Synchronizing is a form of mutual exclusion or locking, something very standard and required in computer programming. Google these terms and read up on that and you will have your answer.
True, this cannot be guaranteed, you would have to have some mechanism, involving synchronization that the threads used to make sure they ran in the desired order. This would be specific to the code in the threads.
See answer to #3
Volatile is a way to make sure that a particular variable can be properly shared between different threads. It is necessary on multi-processor machines (which almost everyone has these days) to make sure the value of the variable is consistent between the processors. It is effectively a way to synchronize a single value.
Read about deadlocking in more general terms to understand this. Once you first understand mutual exclusion and locking you will be able to understand how deadlocks can happen.
I have not read the materials that you read, so I don't understand this one. Sorry.
I find that the examples used to explain synchronization and volatility are contrived and difficult to understand the purpose of. Here are my preferred examples:
Synchronized:
private Value value;
public void setValue(Value v) {
value = v;
}
public void doSomething() {
if(value != null) {
doFirstThing();
int val = value.getInt(); // Will throw NullPointerException if another
// thread calls setValue(null);
doSecondThing(val);
}
}
The above code is perfectly correct if run in a single-threaded environment. However with even 2 threads there is the possibility that value will be changed in between the check and when it is used. This is because the method doSomething() is not atomic.

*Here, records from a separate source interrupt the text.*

template <typename PROF_T>
__global__ __launch_bounds__(PL_BLOCK) void k_profile_lib(const ProfLibArgs a)
{
    constexpr int V = PL_V;
    constexpr int PER = 16 / (int)sizeof(PROF_T);
    typedef PROF_T vec_t __attribute__((ext_vector_type(PER)));
    extern __shared__ __align__(16) unsigned char smem[];
    const int m = a.m;
    double *tile = reinterpret_cast<double *>(smem);
    const int lane = threadIdx.x & 63;
    const int wave = __builtin_amdgcn_readfirstlane(threadIdx.x >> 6);
    const int group = wave / (PL_LANES / 64);
    double *q_sc = reinterpret_cast<double *>(smem + pl_tile_bytes(m)) + wave * PL_QCAP;
    uint32_t *q_wm = reinterpret_cast<uint32_t *>(smem + pl_tile_bytes(m) + (PL_BLOCK / 64) * PL_QCAP * 8) + wave * PL_QCAP;
    const int64_t n_pos = a.n_pos;
    const int64_t tile0 = (int64_t)blockIdx.x * PL_TILE;

    {
        const int nval = pl_tile_vals(m);
        const int64_t e0 = tile0 * 7, e_end = n_pos * 7;
        const PROF_T *__restrict__ src = reinterpret_cast<const PROF_T *>(a.profile) + e0;
        for (int i = threadIdx.x * PER; i < nval; i += PL_BLOCK * PER) {
            double d[PER];
            if (e0 + i + PER <= e_end) {
                const vec_t v = __builtin_nontemporal_load(reinterpret_cast<const vec_t *>(src + i));
#pragma unroll
                for (int e = 0; e < PER; ++e) d[e] = (double)v[e];
            } else {
#pragma unroll
                for (int e = 0; e < PER; ++e) d[e] = (e0 + i + e < e_end) ? (double)src[i + e] : 0.0;
            }
#pragma unroll
            for (int e = 0; e < PER; e += 2) *reinterpret_cast<pl_f64x2 *>(tile + i + e) = pl_f64x2{d[e], d[e + 1]};
        }
    }
    if (threadIdx.x < PL_LANES / 64)
        reinterpret_cast<uint32_t *>(smem + pl_tile_bytes(m) + pl_queue_bytes())[threadIdx.x] = PL_GROUPS;
    __syncthreads();
#if PL_STAGGER
    if (group == 1) __builtin_amdgcn_s_sleep(PL_STAGGER);
    if (group == 2) __builtin_amdgcn_s_sleep(2 * PL_STAGGER);
    if (group == 3) __builtin_amdgcn_s_sleep(3 * PL_STAGGER);
#endif

    const HitShard shard{a.hit_count, a.hit_shards, a.capacity};
    const unsigned long long shard_off = shard.off();
    int qn = 0;
    auto flush = [&]() {
        __builtin_amdgcn_fence(__ATOMIC_RELEASE, "wavefront");
        __builtin_amdgcn_wave_barrier();
        __builtin_amdgcn_fence(__ATOMIC_ACQUIRE, "wavefront");
        const unsigned long long base = shard.reserve_wave(qn);
        for (int i = lane; i < qn; i += 64) {
            const unsigned long long slot = base + (unsigned long long)i;
            if (shard.in_range(slot)) {
                const uint32_t wm = q_wm[i];
                a.hit_pos[shard_off + slot] = tile0 + (int64_t)(wm >> 16) + a.pos_offset;
                a.hit_motif[shard_off + slot] = a.motif_base + (int32_t)(wm & 0xFFFFu);
                a.hit_struct[shard_off + slot] = q_sc[i];
            }
        }
        __builtin_amdgcn_fence(__ATOMIC_RELEASE, "wavefront");
        __builtin_amdgcn_wave_barrier();
        qn = 0;
    };

    const int la = (threadIdx.x & (PL_LANES - 1)) * V;
    const int64_t live_all = n_pos - m + 1 - tile0;
    const int live_n = live_all < 0 ? 0 : (live_all > PL_TILE ? PL_TILE : (int)live_all);
    const __attribute__((address_space(4))) double *thr = (const __attribute__((address_space(4))) double *)a.thr;
    const __attribute__((address_space(4))) int32_t *finite = (const __attribute__((address_space(4))) int32_t *)a.finite;

    uint32_t *ticket = reinterpret_cast<uint32_t *>(smem + pl_tile_bytes(m) + pl_queue_bytes()) + (wave & (PL_LANES / 64 - 1));
    auto draw = [&]() -> uint32_t {
        uint32_t v = 0;
        if (lane == 0) v = atomicAdd(ticket, 1u);
        return v;
    };
    const int nm = a.n_motifs;
    int k = group;
    int kn = nm;
    double P[7];
    int fin = 0;
    if (k < nm) {
        const __attribute__((address_space(4))) double *p0 = (const __attribute__((address_space(4))) double *)(a.pssm + (size_t)k * m * 7);
#pragma unroll
        for (int c = 0; c < 7; ++c) P[c] = p0[c];
        fin = finite[k];
        kn = (int)__builtin_amdgcn_readfirstlane(draw());
    }
#pragma unroll 1
    while (k < nm) {
        const double *pssm = a.pssm + (size_t)k * m * 7;
        const int kc = kn < nm ? kn : k;
        const double *pssm_next = a.pssm + (size_t)kc * m * 7;
        const double t = thr[k];
        const int fin_next = finite[kc];
        double acc[V];
        if (fin)
            pl_score_motif<true>(tile, pssm, pssm_next, m, la, acc, P);
        else
            pl_score_motif<false>(tile, pssm, pssm_next, m, la, acc, P);
        fin = fin_next;
        const double t_lo = t - a.struct_band, t_hi = t + a.struct_band;
        bool maybe[V], any = false;
#pragma unroll
        for (int v = 0; v < V; ++v) {
            maybe[v] = (la + v < live_n) && (acc[v] > t_lo);
            any = any || maybe[v];
        }
        if (__builtin_expect(__builtin_amdgcn_ballot_w64(any) != 0, 0)) {
#pragma unroll
            for (int v = 0; v < V; ++v) {
                bool pass = maybe[v];
                if (__builtin_amdgcn_ballot_w64(pass) == 0) continue;
                if (pass && acc[v] <= t_hi) {
                    acc[v] = struct_window_rounded(tile + (la + v) * 7, m, [&](int j, int c) { return pssm[j * 7 + c]; });
                    pass = acc[v] > t;
                }
                const unsigned long long mk = __builtin_amdgcn_ballot_w64(pass);
                if (mk) {
                    if (qn + 64 > PL_QCAP) flush();
                    if (pass) {
                        const int slot = qn + (int)__builtin_amdgcn_mbcnt_hi((uint32_t)(mk >> 32), __builtin_amdgcn_mbcnt_lo((uint32_t)mk, 0u));
                        q_sc[slot] = acc[v];
                        q_wm[slot] = ((uint32_t)(la + v) << 16) | (uint32_t)k;
                    }
                    qn += __popcll(mk);
                }
            }
        }
        k = kn;
        if (kn < nm) kn = (int)__builtin_amdgcn_readfirstlane(draw());
    }
    if (qn > 0) flush();
}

To address this, use synchronization:
private Value value;
private Object lock = new Object();
public void setValue(Value v) {
synchronized(lock) {
value = v;
}
}
public void doSomething() {
synchronized(lock) { // Prevents setValue being called by another thread.
if(value != null) {
doFirstThing();
int val = value.getInt(); // Cannot throw NullPointerException.
doSecondThing(val);
}
}
}
Volatile:
private boolean running = true;
// Called by Thread 1.
public void run() {
while(running) {
doSomething();
}
}
// Called by Thread 2.
public void stop() {
running = false;
}
To explain this requires knowledge of the Java Memory Model. It is worth reading about in depth, but the short version for this example is that Threads have their own copies of variables which are only sync'd to main memory on a synchronized block and when a volatile variable is reached. The Java compiler (specifically the JIT) is allowed to optimise the code into this:
public void run() {
while(true) { // Will never end
doSomething();
}
}
To prevent this optimisation you can set a variable to be volatile, which forces the thread to access main memory every time it reads the variable. Note that this is unnecessary if you are using synchronized statements as both keywords cause a sync to main memory.
I haven't addressed your questions directly as Francis did so. I hope these examples can give you an idea of the concepts in a better way than the examples you saw in the Oracle tutorial.